- _Aim of the exercise_:
In the records that follow, find the line with "int cap_nc_pad = 0;"; from there, retype every line exactly through the line with "DevBuf<double> d_r, d_Jc, d_Jp, d_Sbuf, d_Vinv, d_gp, d_slots;", which also belongs to the answer.

(Collected data entries)
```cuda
template <class M, int ALG, int AF, int NA, class W>
__global__ void __launch_bounds__(tc2::NT2, 1) rollout_tc2_kernel(const __grid_constant__ KParams p) {
  using namespace tc2;
  static_assert(M::KIND == 0, "wgmma rollout kernel: state == obs models");
  static_assert(NA == 1 || NA == MAXA, "wgmma rollout kernel: NA is MAXA or 1");
  constexpr int NS = M::NS, alg = ALG;
  extern __shared__ __align__(16) float smem[];
  unsigned char* sm = reinterpret_cast<unsigned char*>(smem);
  uint64_t* bars = reinterpret_cast<uint64_t*>(sm);
  unsigned char* ones = sm + HDR_BYTES;
  float* Wsm = reinterpret_cast<float*>(ones + tcf::ONES_B);
  unsigned char* gbase = reinterpret_cast<unsigned char*>(Wsm + p.w_floats);

  const int tid = threadIdx.x;
  const int warp = __shfl_sync(0xffffffffu, tid >> 5, 0);
  Grp G;
  G.g = warp >> 2;
  G.t = tid & 127;
  G.c = tid & 3;
  G.row = wg::frag_row(G.t, 2 * (G.c & 1));
  G.own = G.c < 2;
  G.P = gbase + G.g * GROUP_BYTES;
  G.Wsm = Wsm;
  const bool own = G.own;

  if (tid == 0) {
    mbar_init(bars, 1);
    fence_mbar_init();
  }
  if (tid < 256) {
    uint16_t* o16 = reinterpret_cast<uint16_t*>(ones);
    o16[tid] = (tid < 128 && (tid & 7) == 0) ? (uint16_t)0x3f80 : (uint16_t)0;
  }
  uint32_t wphase = 0;
  auto stage = [&](const float* gsrc, int floats) {
    __syncthreads();
    if (tid == 0) {
      fence_proxy_async();
      const uint32_t bytes = (uint32_t)floats * 4u;
      mbar_expect_tx(bars, bytes);
      for (uint32_t off = 0; off < bytes; off += 32768u) {
        const uint32_t n = bytes - off < 32768u ? bytes - off : 32768u;
        tma_bulk_g2s(reinterpret_cast<char*>(Wsm) + off, reinterpret_cast<const char*>(gsrc) + off, n, bars);
      }
    }
    mbar_wait(bars, wphase);
    wphase ^= 1u;
  };

  const NetL& P = p.pol;
  const NetL& V = p.val;
  const int H = p.horizon, obs_dim = P.obs, TCH = p.tape_ch;
  const int pout = NA == 1 ? 1 : P.out;
  const long long B = p.batch;
  const int slot = blockIdx.x * WGS + G.g, slots = gridDim.x * WGS;
  float* part = p.partial + (size_t)slot * p.part_stride;
  for (int i = G.t; i < p.part_stride; i += 128) part[i] = 0.f;
  float* tape = p.tape + (size_t)slot * (size_t)H * TCH * GT;
  Acc3<NA> acc3;
#pragma unroll
  for (int a = 0; a < NA; ++a) acc3.w[a][0] = acc3.w[a][1] = acc3.b[a] = 0.f;
  float loss_acc = 0.f, vmean_acc = 0.f, done_acc = 0.f;
  Probe pr;
  pr.init(G.t);

  for (int i = G.t; i < 2 * XP_BYTES / 16; i += 128) reinterpret_cast<uint4*>(G.X(0))[i] = make_uint4(0u, 0u, 0u, 0u);
  stage(p.blob_pol, P.blob);

  const long long nsub = (B + GT - 1) / GT;
  const long long s0 = nsub * slot / slots, s1 = nsub * (slot + 1) / slots;
  long long iters = s1 - s0;
  if (WGS > 1 && (alg == ALG_PIM || alg == ALG_PEV)) {
    for (int o = 0; o < WGS; ++o) {
      const long long os = (long long)blockIdx.x * WGS + o;
      const long long n = nsub * (os + 1) / slots - nsub * os / slots;
      iters = n > iters ? n : iters;
    }
  }

  for (long long it = 0; it < iters; ++it) {
    const long long sub = s0 + it;
    const bool have = sub < s1;
    const long long gs = sub * GT + G.row;
    const bool valid = own && have && gs < B;
    float st[NS];
#pragma unroll
    for (int f = 0; f < NS; ++f) st[f] = (valid && f < obs_dim) ? p.obs[gs * obs_dim + f] : 0.f;
    bool dn = valid ? (p.done[gs] != 0.f) : true;
    float vacc = 0.f;

    if (have) {
      for (int k = 0; k < H; ++k) {
        pr.mark();
        if (own) {
          if (alg == ALG_FHADP || alg == ALG_PIM) {
#pragma unroll
            for (int f = 0; f < NS; ++f) tape[(k * TCH + f) * GT + G.row] = st[f];
            tape[(k * TCH + NS) * GT + G.row] = dn ? 1.f : 0.f;
          }
        }
        float z[NA], d1[32];
        put_x<NS>(G, G.X(k), P, st, (float)(k + 1));
        layer1_issue(G, P, G.X(k), d1);
        layer1_finish<false, AF>(G, P, d1, nullptr);
        pr.stamp(kFwdL1);
        layer2_out<AF, NA>(G, P, z);
        pr.stamp(kFwdL2);
        if (own) {
          float a[NA], g[NA], apol[NA];
          if (alg == ALG_FHADP || alg == ALG_PIM) {
#pragma unroll
            for (int j = 0; j < NA; ++j)
              if (j < pout) tape[(k * TCH + NS + 1 + j) * GT + G.row] = z[j];
          }
          process_action<NA, W>(p, pout, z, a, g, apol);
          const bool active = valid && (p.mask_at_done ? !dn : true);
          float r = 0.f;
          if (valid) {
            wrapped_step<M, W>(p, obs_dim, st, a, active, r, dn);
            r = shape_reward(p, r);
            vacc += r * p.gpow[k];
          }
          if (alg == ALG_TRACE && valid) {
            const size_t row = (size_t)k * B + gs;
            if (p.tr_obs)
              for (int f = 0; f < obs_dim; ++f) p.tr_obs[row * obs_dim + f] = st[f];
            if (p.tr_act)
              for (int j = 0; j < pout; ++j) p.tr_act[row * pout + j] = apol[j];
            if (p.tr_rew) p.tr_rew[row] = r;
            if (p.tr_done) p.tr_done[row] = dn ? 1.f : 0.f;
          }
        }
        pr.stamp(kFwdDyn);
        pr.step(true);
      }
      if (valid && dn) done_acc += 1.f;
    }
    if (alg == ALG_TRACE) continue;

    float lam[NS];
#pragma unroll
    for (int f = 0; f < NS; ++f) lam[f] = 0.f;
    if (alg != ALG_FHADP) {
      stage(p.blob_vtg, V.blob);
      if (have) {
        const float gn = p.gpow[H];
        const bool term = valid && !dn;
        float zv[NA], zb[NA], d1[32], a1p[32];
#pragma unroll
        for (int j = 0; j < NA; ++j) zb[j] = zv[j] = 0.f;
        put_x<NS>(G, G.X(0), V, st, 0.f);
        layer1_issue(G, V, G.X(0), d1);
        if (alg == ALG_PIM) {
          float dx[NS];
          zb[0] = term ? -gn * p.inv_B : 0.f;
          layer1_finish<true, AF>(G, V, d1, a1p);
          layer2_back<false, true, AF, NA>(G, V, zb, zv, acc3);
          backprop<false, NS, NA == 1>(G, V, true, part, G.X(0), a1p, dx, pr);
          if (term) {
#pragma unroll
            for (int f = 0; f < NS; ++f)
              if (f < obs_dim) lam[f] = dx[f];
          }
        } else {
          layer1_finish<false, AF>(G, V, d1, nullptr);
          layer2_out<AF, NA>(G, V, zv);
        }
        if (term) vacc += gn * zv[0];
      }
    }

    if (alg == ALG_PEV) {
      stage(p.blob_val, V.blob);
      if (have) {
        float o0[NS];
#pragma unroll
        for (int f = 0; f < NS; ++f) o0[f] = (valid && f < obs_dim) ? p.obs[gs * obs_dim + f] : 0.f;
        float zv[NA], zb[NA], d1[32], a1p[32];
#pragma unroll
        for (int j = 0; j < NA; ++j) zb[j] = zv[j] = 0.f;
        put_x<NS>(G, G.X(0), V, o0, 0.f);
        layer1_issue(G, V, G.X(0), d1);
        layer1_finish<true, AF>(G, V, d1, a1p);
        layer2_out<AF, NA>(G, V, zv);
        if (valid) {
          const float diff = zv[0] - vacc;
          loss_acc += diff * diff * p.inv_B;
          vmean_acc += zv[0] * p.inv_B;
          zb[0] = 2.f * diff * p.inv_B;
        }
        layer2_back<true, false, AF, NA>(G, V, zb, nullptr, acc3);
        backprop<true, NS, NA == 1>(G, V, false, part, G.X(0), a1p, nullptr, pr);
      }
      stage(p.blob_pol, P.blob);
      continue;
    }

    if (valid) loss_acc += -vacc * p.inv_B;
    if (alg == ALG_PIM) {
      stage(p.blob_pol, P.blob);
    }
    if (!have) continue;

    float nst[NS];
    bool ndn = false;
    if (own) {
#pragma unroll
      for (int f = 0; f < NS; ++f) nst[f] = tape[((H - 1) * TCH + f) * GT + G.row];
      ndn = tape[((H - 1) * TCH + NS) * GT + G.row] != 0.f;
    }
    for (int k = H - 1; k >= 0; --k) {
      pr.mark();
      float zt[NA];
      const bool dnk = ndn;
#pragma unroll
      for (int f = 0; f < NS; ++f) st[f] = nst[f];
#pragma unroll
      for (int j = 0; j < NA; ++j) zt[j] = 0.f;
      if (own) {
#pragma unroll
        for (int j = 0; j < NA; ++j)
          if (j < pout) zt[j] = tape[(k * TCH + NS + 1 + j) * GT + G.row];
      }
      float d1[32], a1p[32];
      put_x<NS>(G, G.X(k), P, st, (float)(k + 1));
      layer1_issue(G, P, G.X(k), d1);
      pr.stamp(kRevL1);
      float zb[NA];
#pragma unroll
      for (int j = 0; j < NA; ++j) zb[j] = 0.f;
      const bool active = valid && (p.mask_at_done ? !dnk : true);
      if (own) {
        if (k > 0) {
#pragma unroll
          for (int f = 0; f < NS; ++f) nst[f] = tape[((k - 1) * TCH + f) * GT + G.row];
          ndn = tape[((k - 1) * TCH + NS) * GT + G.row] != 0.f;
        }
        if (active) {
          float a[NA], g[NA], abar[NA];
          process_action<NA, W>(p, pout, zt, a, g, nullptr);
#pragma unroll
          for (int j = 0; j < NA; ++j) abar[j] = 0.f;
          wrapped_step_bwd<M, NA, W>(p, obs_dim, st, a, reward_adjoint(p, k), lam, abar);
#pragma unroll
          for (int j = 0; j < NA; ++j) zb[j] = abar[j] * g[j];
        }
      }
      pr.stamp(kRevAdj);
      layer1_finish<true, AF>(G, P, d1, a1p);
      pr.stamp(kRevL1);
      layer2_back<true, false, AF, NA>(G, P, zb, nullptr, acc3);
      pr.stamp(kRevL2);
      float dx[NS];
      backprop<true, NS, NA == 1>(G, P, k > 0, part, G.X(k), a1p, dx, pr);
      if (active && k > 0) {
#pragma unroll
        for (int f = 0; f < NS; ++f)
          if (f < obs_dim) lam[f] += dx[f];
      }
      pr.stamp(kRevD1);
      pr.step(false);
    }
    wg::wg_sync(G.g);
  }

  wg::wg_sync(G.g);
  const int lane = G.t & 31, w4 = G.t >> 5;
  if (alg != ALG_TRACE) {
    const NetL& U = (alg == ALG_PEV) ? V : P;
    constexpr int stride = NA * 64 + NA;
    float* rg = reinterpret_cast<float*>(G.P);
#pragma unroll
    for (int a = 0; a < NA; ++a)
      if (live<NA>(a, U)) {
        const int col = 8 * (lane >> 2) + 2 * G.c;
        rg[w4 * stride + a * 64 + col] = acc3.w[a][0];
        rg[w4 * stride + a * 64 + col + 1] = acc3.w[a][1];
        float sb = acc3.b[a];
#pragma unroll
        for (int o = 16; o > 0; o >>= 1) sb += __shfl_xor_sync(0xffffffffu, sb, o);
        if (lane == 0) rg[w4 * stride + NA * 64 + a] = sb;
      }
    wg::wg_sync(G.g);
    for (int i = G.t; i < U.out * 64; i += 128) {
      const int a = i >> 6, j = i & 63;
      part[U.g_w3 + i] = (rg[a * 64 + j] + rg[stride + a * 64 + j]) + (rg[2 * stride + a * 64 + j] + rg[3 * stride + a * 64 + j]);
    }
    if (G.t < U.out)
      part[U.g_b3 + G.t] = (rg[NA * 64 + G.t] + rg[stride + NA * 64 + G.t]) +
                           (rg[2 * stride + NA * 64 + G.t] + rg[3 * stride + NA * 64 + G.t]);
    wg::wg_sync(G.g);
  }
  {
    float* sc = reinterpret_cast<float*>(G.P);
    if (own) { sc[G.row] = loss_acc; sc[GT + G.row] = vmean_acc; sc[2 * GT + G.row] = done_acc; }
    wg::wg_sync(G.g);
    if (G.t < 3) {
      const int nparam = (alg == ALG_PEV) ? V.nparam : P.nparam;
      float s = 0.f;
      for (int i = 0; i < GT; ++i) s += sc[G.t * GT + i];
      part[nparam + G.t] = s;
    }
  }
  pr.finish(alg, WGS);
}

}
```
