struct BAView {
  int K, NI, NR, S, P;
  long long N;
  int nc, npf;
  int wc, nres;
  int loss;
  double loss_a;
// ... 802 lines not shown
  osfm_allreduce_fn allreduce = nullptr;
  void* allreduce_user = nullptr;
  void* nccl_comm = nullptr;
  int nccl_rank = -1, nccl_world = 0;
  bool reproj_valid = false;
  osfm_ba_summary summary{};
  bool has_run = false;
  unsigned fallbacks = 0;
  int cap_iter = 0;
  bool cap_valid = false;
  osfm_ba_capture cap_info{};
  std::vector<double> cap_sbuf, cap_y, cap_scale, cap_diag, cap_grad;
  std::vector<double> cap_cam, cap_inst, cap_rc, cap_pts, cap_ext;
  std::vector<double> cap_side_r, cap_side_J;
  std::vector<int4> cap_upper;
  std::vector<int> cap_blk_off, cap_blk_sz, cap_pt_poff, cap_global_of;
  int cap_nc_pad = 0;
  bool cov_on = false, cov_ran = false, cov_valid = false;
  int cov_status = OSFM_COV_OK;
  double cov_pass_ms = 0.0, cov_chol_ms = 0.0;
  std::vector<double> cov_out;
  DevBuf<double> d_cov;
  DevBuf<int> d_cov_perm, d_cov_inst, d_cov_flags;

  DevBuf<int> d_cam_type, d_cam_off, d_cam_np, d_cam_poff, d_inst_poff, d_rc_poff, d_pt_poff;
  DevBuf<int> d_shot_inst, d_shot_cam, d_shot_rc, d_shot_use_rc, d_obs_shot, d_obs_point;
  DevBuf<double> d_obs_x, d_obs_y, d_obs_isig;
  DevBuf<long long> d_obs_orig, d_pt_start;
  DevBuf<double> d_cam[2], d_inst[2], d_rc[2], d_pts[2];
  DevBuf<double> d_r, d_Jc, d_Jp, d_Sbuf, d_Vinv, d_gp, d_slots;
  DevBuf<double> d_scale, d_colnorm2, d_grad, d_diag, d_y, d_bs_t;
  DevBuf<double> d_px, d_pr, d_pz, d_pp, d_pAp, d_Minv, d_reproj, d_full_pts;
  DevBuf<double> d_Wdef;
  DevBuf<int> d_blk_off, d_blk_sz, d_cam_blk, d_inst_blk, d_rc_blk;
  DevBuf<unsigned long long> d_tkeys, d_skeys, d_skeys2, d_rkeys, d_rkeys2;
  DevBuf<int> d_tvals, d_area, d_offs, d_row_ptr, d_row_col, d_row_off, d_diag_off, d_prior_diag_off;
  DevBuf<int> d_pr_blk, d_pr_local, d_g_obs_shot, d_g_obs_point;
  DevBuf<long long> d_g_pt_start;
  DevBuf<int4> d_upper;
  DevBuf<unsigned> d_count;
  DevBuf<char> d_cub;
  DevBuf<PcgState> d_pcg;
  DevBuf<int> d_seg_start;
  DevBuf<int> d_raw_shot, d_raw_point, d_ptc_full;
  DevBuf<double> d_raw_xy, d_raw_sigma, d_pts_in;
  DevBuf<unsigned long long> d_okeys, d_okeys2, d_pkey, d_pkey2;
  DevBuf<int> d_ovals, d_ovals2, d_pval, d_order, d_inv_order, d_global_of, d_free_flag, d_free_scan, d_head, d_run_head, d_nsel;
  DevBuf<long long> d_kk;
  DevBuf<char> d_seg_flags;
  DevBuf<OrderCounts> d_oc;
  PinnedBuf<OrderCounts> h_oc;
  DevBuf<double> d_rowsJ, d_rowsW, d_rowsY, d_Vig;
  DevBuf<int> d_row_M, d_qoff, d_blk_row, d_cbase, d_colidx, d_row_of, d_grp_b1, d_grp_b2;
  DevBuf<long long> d_rowbase;
  DevBuf<double> d_Spcg, d_Ap;
  PinnedBuf<PcgState> h_pcg;
  DevBuf<int> d_pcg_rowlo;
  DevBuf<int> d_pcg_grplo;
  DevBuf<char> d_grp_shared;
  DevBuf<unsigned long long> d_prof;
  DevBuf<long long> d_tab_off, d_tab_sizes;
  DevBuf<int> d_sp_nch, d_sp_chunk0;
  DevBuf<SchurChunk> d_sp_chunks;
  DevBuf<int> d_sp_ftab;
  DevBuf<int> d_tab;
  DevBuf<double> d_ptsum;
// ... 421 lines not shown
  upload(d_pr_cam_scale, rs.pr_cam_scale, stream); upload(d_pr_pos_inst, rs.pr_pos_inst, stream);
  upload(d_pr_pos_axis, rs.pr_pos_axis, stream); upload(d_pr_pos_col, rs.pr_pos_col, stream);
  upload(d_pr_pos_kind, rs.pr_pos_kind, stream);
  std::vector<double> ev = ext_values, el = ext_lower;
  if (ev.empty()) { ev.assign(1, 0.0); el.assign(1, 0.0); }
  upload(d_ext[0], ev, stream); upload(d_ext[1], ev, stream); upload(d_ext_lower, el, stream);
  upload(d_ext_off, rs.ext_off, stream); upload(d_ext_np, ext_size, stream); upload(d_ext_poff, rs.ext_poff, stream);
  upload(d_ext_blk, rs.ext_blk, stream);
  upload(d_side_terms, side_terms, stream); upload(d_side_consts, side_consts, stream);
  upload(d_side_jofs, rs.side_jofs, stream); upload(d_side_rofs, rs.side_rofs, stream);
  d_side_J.reserve((size_t)rs.side_jofs[NT] + 1); d_side_r.reserve((size_t)rs.side_rofs[NT] + 1);
  std::vector<double> ppd, ppx;
  if (rs.have_pp) {
    ppd.assign(3 * (size_t)Pfull, 0.0); ppx.assign(3 * (size_t)Pfull, 0.0);
    for (size_t q = 0; q < pp_point.size(); ++q) {
      const size_t g = (size_t)pp_point[q];
      for (int j = 0; j < (pp_alt[q] ? 3 : 2); ++j) {
        ppd[3 * g + j] = 1.0 / std::max(pp_sigma[3 * q + j], DBL_EPSILON);
        ppx[3 * g + j] = pp_prior[3 * q + j];
      }
    }
    upload(d_pp_d, ppd, stream); upload(d_pp_x0, ppx, stream);
  }
  OSFM_CUDA(cudaStreamSynchronize(stream));
  upload(d_pr_pos_prior, rs.pr_pos_prior, stream); upload(d_pr_pos_scale, rs.pr_pos_scale, stream);
  const size_t Nz = (size_t)std::max<long long>(rs.N, 1);
  d_r.reserve(nres * Nz); d_Jc.reserve((size_t)nres * wc * Nz); d_Jp.reserve((size_t)nres * 3 * Nz);
  d_Vinv.reserve(6 * (size_t)std::max(npf, 1)); d_gp.reserve(3 * (size_t)std::max(npf, 1));
  d_Vig.reserve(3 * (size_t)std::max(npf, 1)); d_bs_t.reserve(3 * (size_t)std::max(npf, 1));
  const size_t nz = rs.nz;
  d_scale.reserve(nz); d_colnorm2.reserve(nz); d_grad.reserve(nz); d_diag.reserve(nz); d_diag_r.reserve(nz); d_y.reserve(nz);
  d_px.reserve(std::max(nc, 1)); d_pr.reserve(std::max(nc, 1)); d_pz.reserve(std::max(nc, 1));
  d_pp.reserve(std::max(nc, 1)); d_pAp.reserve(std::max(nc, 1));
  d_pcg.reserve(1);
  d_Minv.reserve((size_t)std::max(rs.ngroups, 1) * MAXB * MAXB);
  d_Ap.reserve(std::max(nc, 1));
  d_sc.reserve(1);

  BAView& v = rs.v;
  v.K = rs.K; v.NI = rs.NI; v.NR = rs.NR; v.S = rs.S; v.P = P; v.N = rs.N; v.nc = nc; v.npf = npf; v.wc = wc; v.nres = nres;
  v.loss = loss; v.loss_a = loss_a;
  v.cam_type = d_cam_type.p; v.cam_off = d_cam_off.p; v.cam_np = d_cam_np.p; v.cam_poff = d_cam_poff.p;
  v.inst_poff = d_inst_poff.p; v.rc_poff = d_rc_poff.p; v.pt_poff = d_pt_poff.p;
  v.shot_inst = d_shot_inst.p; v.shot_cam = d_shot_cam.p; v.shot_rc = d_shot_rc.p; v.shot_use_rc = d_shot_use_rc.p;
  v.obs_shot = d_obs_shot.p; v.obs_point = d_obs_point.p; v.obs_x = d_obs_x.p; v.obs_y = d_obs_y.p;
  v.obs_isig = d_obs_isig.p; v.obs_orig = d_obs_orig.p; v.pt_start = d_pt_start.p;
  v.r = d_r.p; v.Jc = d_Jc.p; v.Jp = d_Jp.p;
  PriorView& pv = rs.pv;
  pv.n_cam_rows = rs.add_priors ? (int)rs.pr_cam_param.size() : 0;
  pv.n_pos_rows = rs.add_priors ? (int)rs.pr_pos_inst.size() : 0;
  pv.cam_row_param = d_pr_cam_param.p; pv.cam_row_col = d_pr_cam_col.p; pv.cam_row_log = d_pr_cam_log.p;
  pv.cam_row_prior = d_pr_cam_prior.p; pv.cam_row_scale = d_pr_cam_scale.p;
  pv.pos_row_kind = d_pr_pos_kind.p;
  pv.pos_row_inst = d_pr_pos_inst.p; pv.pos_row_axis = d_pr_pos_axis.p; pv.pos_row_col = d_pr_pos_col.p;
  pv.pos_row_prior = d_pr_pos_prior.p; pv.pos_row_scale = d_pr_pos_scale.p;
  SideView& sv = rs.sv;
  sv.n = NT; sv.terms = d_side_terms.p; sv.consts = d_side_consts.p; sv.jofs = d_side_jofs.p; sv.rofs = d_side_rofs.p;
  sv.J = d_side_J.p; sv.r = d_side_r.p;
  sv.ext_off = d_ext_off.p; sv.ext_np = d_ext_np.p; sv.ext_poff = d_ext_poff.p; sv.ext_blk = d_ext_blk.p;
  rs.ppv = PointPriorView{rs.have_pp ? d_pp_d.p : nullptr, d_pp_x0.p, d_global_of.p};
  rs.bm = BlkMaps{d_cam_blk.p, d_inst_blk.p, d_rc_blk.p};
}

- _Answer section_:
  int cap_nc_pad = 0;
  bool cov_on = false, cov_ran = false, cov_valid = false;
  int cov_status = OSFM_COV_OK;
  double cov_pass_ms = 0.0, cov_chol_ms = 0.0;
  std::vector<double> cov_out;
  DevBuf<double> d_cov;
  DevBuf<int> d_cov_perm, d_cov_inst, d_cov_flags;

  DevBuf<int> d_cam_type, d_cam_off, d_cam_np, d_cam_poff, d_inst_poff, d_rc_poff, d_pt_poff;
  DevBuf<int> d_shot_inst, d_shot_cam, d_shot_rc, d_shot_use_rc, d_obs_shot, d_obs_point;
  DevBuf<double> d_obs_x, d_obs_y, d_obs_isig;
  DevBuf<long long> d_obs_orig, d_pt_start;
  DevBuf<double> d_cam[2], d_inst[2], d_rc[2], d_pts[2];
  DevBuf<double> d_r, d_Jc, d_Jp, d_Sbuf, d_Vinv, d_gp, d_slots;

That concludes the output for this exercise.